- **Action item**
Out of the lines below, please list those that hold the string "blockIdx".

- **Excerpted data**
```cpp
template <bool SWAP, int YF, bool FINE, bool CS>
__global__ __launch_bounds__(512, 2) void gemm_tn8_kernel(TN8Params p) {
  using Cfg = TN8Cfg<YF>;
  constexpr int NSLOT = Cfg::NSLOT, SLOT_BYTES = Cfg::SLOT_BYTES;
  constexpr int NSET = (NSLOT + 2) / 3;
  static_assert(2 * SLOT_BYTES + 1024 < 65536, "three slots per address set");
  __shared__ __attribute__((aligned(16))) char smem[NSLOT * SLOT_BYTES];
  const int tid = threadIdx.x;
  const int lane = tid & 63;
  const int wave = __builtin_amdgcn_readfirstlane(tid >> 6);
  const int wx = wave >> 1, wy = wave & 1;
  const bool mover2 = YF == 6 && wave < 4;

  const int tiles = p.tiles_x * p.tiles_y;
  int tile, s_begin, S;
  if (p.long_k == 0) {
    const int sid = xcd_remap(blockIdx.x, gridDim.x);
    const int split = sid / tiles;
    tile = sid - split * tiles;
    s_begin = split * p.slots_per_split;
    S = min(p.slots_per_split, p.slots_total - s_begin);
  } else {
    const int nlong = tiles * p.long_k;
    if ((int)blockIdx.x < nlong) {
      const int sid = xcd_remap(blockIdx.x, nlong);
      tile = sid % tiles;
      s_begin = (sid / tiles) * p.long_len;
      S = p.long_len;
    } else {
      tile = blockIdx.x - nlong;
      s_begin = p.long_k * p.long_len;
      S = p.slots_total - s_begin;
    }
  }
  int tx, ty;
  tile_coords(tile, p.tiles_x, p.tiles_y, tx, ty, p.group_x);
  const int x0 = tx * 256, y0 = ty * Cfg::TY;
  if (S <= 0) return;

  const int lr = lane >> 4, cpos = lane & 15;
  const int rloc = 4 * wave + lr;
  const int gch = cpos ^ tn8_swz(rloc);
  const int xc0 = min(x0 + gch * 8, p.NX - 8), xc1 = min(x0 + 128 + gch * 8, p.NX - 8);
  const int rloc2 = 8 * (wave & 3) + (lane >> 3);
  const char* const xu = (const char*)(p.X + (long)s_begin * 32 * p.ldx);
  const char* const yu = (const char*)(p.Y + (long)s_begin * 32 * p.ldy + y0);
  const unsigned x_lo0 = (unsigned)(rloc * p.ldx + xc0) * 2u, x_lo1 = (unsigned)(rloc * p.ldx + xc1) * 2u;
  const unsigned y_lo = (unsigned)(rloc * p.ldy + gch * 8) * 2u;
  const unsigned y_lo2 = (unsigned)(rloc2 * p.ldy + 128 + (((lane & 7) ^ tn8_swz2(rloc2)) << 3)) * 2u;
  const long x_step = 64L * p.ldx, y_step = 64L * p.ldy;
  char* const lds_w = smem + wave * 1024;

  auto issue = [&](int slot, int s, int parts = 15) {
// ... 182 lines not shown
#undef TN8_WAIT_PHASE
#undef TN8_BARRIER

  if (do_cs) {
    float* red = (float*)smem;
    asm volatile("s_waitcnt lgkmcnt(0)" ::: "memory");
    __builtin_amdgcn_s_barrier();
    asm volatile("" ::: "memory");
#pragma unroll
    for (int e = 0; e < 8; ++e) red[(cs_row * 16 + cs_c) * 8 + e] = cs_acc[e];
    asm volatile("s_waitcnt lgkmcnt(0)" ::: "memory");
    __builtin_amdgcn_s_barrier();
    asm volatile("" ::: "memory");
    if (tid < cs_n * 8) {
      float sum = 0.f;
      for (int r = 0; r < 32; ++r) sum += red[(r * 16 + (tid >> 3)) * 8 + (tid & 7)];
      const int col = x0 + (cs_begin + (tid >> 3)) * 8 + (tid & 7);
      if (col < p.NX) atomic_add_f32(p.colsum_x + col, sum);
    }
  }
#undef TN8_CS_READ
#undef TN8_CS_ADD

#pragma unroll
  for (int i = 0; i < 4; ++i)
#pragma unroll
    for (int j = 0; j < YF; ++j) {
      const int yb = y0 + (j < 4 ? wy * 64 + j * 16 : 128 + wy * 32 + (j - 4) * 16);
#pragma unroll
      for (int r = 0; r < 4; ++r) {
        if (!SWAP) {
          const int x = x0 + wx * 64 + i * 16 + g * 4 + r;
          const int y = yb + i16;
          if (x < p.NX) atomic_add_f32(p.C + (long)x * p.ldc + y, acc[i][j][r]);
        } else {
          const int x = x0 + wx * 64 + i * 16 + i16;
          const int y = yb + g * 4 + r;
          if (x < p.NX) atomic_add_f32(p.C + (long)y * p.ldc + x, acc[i][j][r]);
        }
      }
    }
}

int launch_gemm_tn8(const bf16* A, int lda, const bf16* B, int ldb, int M, int N1, int N2, float* C, int ldc,
                    hipStream_t stream, float* colsum_a, int* colsum_done, int forced_splits) {
  TN8Params p;
  auto x_waste = [](int nx) { return (double)(((nx + 255) / 256) * 256) / nx; };
  const int knob = mdt_get_tuning_int(MDT_TUNE_TN8_WIDE);
  int yf = 4;
  bool a_is_x;
  const bool b192 = knob != 1 && N2 % 192 == 0, a192 = knob != 1 && N1 % 192 == 0;
  if (b192 || a192) {
    yf = 6;
    a_is_x = b192 && (!a192 || x_waste(N1) <= x_waste(N2));
  } else {
    a_is_x = (N1 % 256 == 0) ? true : (N2 % 256 == 0) ? false : (N1 >= N2);
  }
  if (a_is_x) { p.X = A; p.ldx = lda; p.NX = N1; p.Y = B; p.ldy = ldb; p.NY = N2; p.swap = 0; }
  else { p.X = B; p.ldx = ldb; p.NX = N2; p.Y = A; p.ldy = lda; p.NY = N1; p.swap = 1; }
  p.C = C; p.ldc = ldc;
  p.tiles_x = (p.NX + 255) / 256;
  p.tiles_y = p.NY / (32 * yf);
  p.colsum_x = (colsum_a && a_is_x && p.tiles_y >= 2) ? colsum_a : nullptr;
  if (colsum_done) *colsum_done = p.colsum_x != nullptr;
  p.dbg = mdt_get_tuning_int(MDT_TUNE_TN8_DBG);
#ifndef MDT_EXPERIMENTS
  p.dbg &= ~7;
#endif
  p.group_x = ((p.dbg >> 4) & 15) ? ((p.dbg >> 4) & 15) : 2;
  const int nslot = yf == 6 ? TN8Cfg<6>::NSLOT : TN8Cfg<4>::NSLOT;
  p.slots_total = M / 32;
  const int tiles = p.tiles_x * p.tiles_y;
  const int cus = nt8_num_cus();
  int best = 1;
  double best_cost = 1e30;
  const double FIXED = 64.0;
  if (forced_splits > 0) best = forced_splits < p.slots_total / nslot ? forced_splits : (p.slots_total / nslot > 0 ? p.slots_total / nslot : 1);
  for (int sp = 1; sp <= 64 && forced_splits <= 0; ++sp) {
    if (sp > 1 && p.slots_total / sp < 32) break;
    const long blocks = (long)tiles * sp;
    const double cost = (double)((blocks + cus - 1) / cus) * ((double)((p.slots_total + sp - 1) / sp) + FIXED);
    if (cost < best_cost * 0.98) { best_cost = cost; best = sp; }
  }
  p.slots_per_split = (p.slots_total + best - 1) / best;
  if (p.slots_per_split < nslot) p.slots_per_split = nslot;
  int splits = (p.slots_total + p.slots_per_split - 1) / p.slots_per_split;
  if (splits > 1 && p.slots_total - (splits - 1) * p.slots_per_split < nslot) {
    p.slots_per_split = (p.slots_total + splits - 2) / (splits - 1);
    splits = (p.slots_total + p.slots_per_split - 1) / p.slots_per_split;
  }
  int grid_n = tiles * splits;
  p.long_k = p.long_len = 0;
  if (forced_splits <= 0 && !((p.dbg >> 8) & 1) && tiles < cus) {
    const int k = cus / tiles, R = cus - k * tiles;
    if (R > 0) {
      const int n = (tiles + R - 1) / R;
      const double TAIL = 1.35, S = (double)p.slots_total;
      int L = (int)((n * TAIL * S + (n - 1) * FIXED) / (1.0 + n * TAIL * k));
      if ((long)L * k > p.slots_total - 16) L = (p.slots_total - 16) / k;
      const int tail = p.slots_total - k * L;
      const double cost = fmax((double)L + FIXED, n * (TAIL * tail + FIXED));
      if (L >= 32 && tail >= 16 && tail >= nslot && cost < 0.97 * best_cost) {
        p.long_k = k;
        p.long_len = L;
        grid_n = tiles * k + tiles;
      }
    }
  }
  const dim3 grid(grid_n), block(512);
  const bool fine = (p.dbg & 8) == 0;
  const bool cs = p.colsum_x != nullptr;
#define TN8_LAUNCH2(SW, YFV, CSV) { if (fine) hipLaunchKernelGGL((gemm_tn8_kernel<SW, YFV, true, CSV>), grid, block, 0, stream, p); \
                                    else hipLaunchKernelGGL((gemm_tn8_kernel<SW, YFV, false, CSV>), grid, block, 0, stream, p); }
#define TN8_LAUNCH(SW, YFV) { if (cs && !SW) TN8_LAUNCH2(SW, YFV, (!SW)) else TN8_LAUNCH2(SW, YFV, false) }
  if (yf == 6) { if (p.swap) TN8_LAUNCH(true, 6) else TN8_LAUNCH(false, 6) }
  else { if (p.swap) TN8_LAUNCH(true, 4) else TN8_LAUNCH(false, 4) }
#undef TN8_LAUNCH2
#undef TN8_LAUNCH
  return mdt_check_launch("gemm_tn8");
}
```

- **Written reply**
    const int sid = xcd_remap(blockIdx.x, gridDim.x);
    if ((int)blockIdx.x < nlong) {
      const int sid = xcd_remap(blockIdx.x, nlong);
      tile = blockIdx.x - nlong;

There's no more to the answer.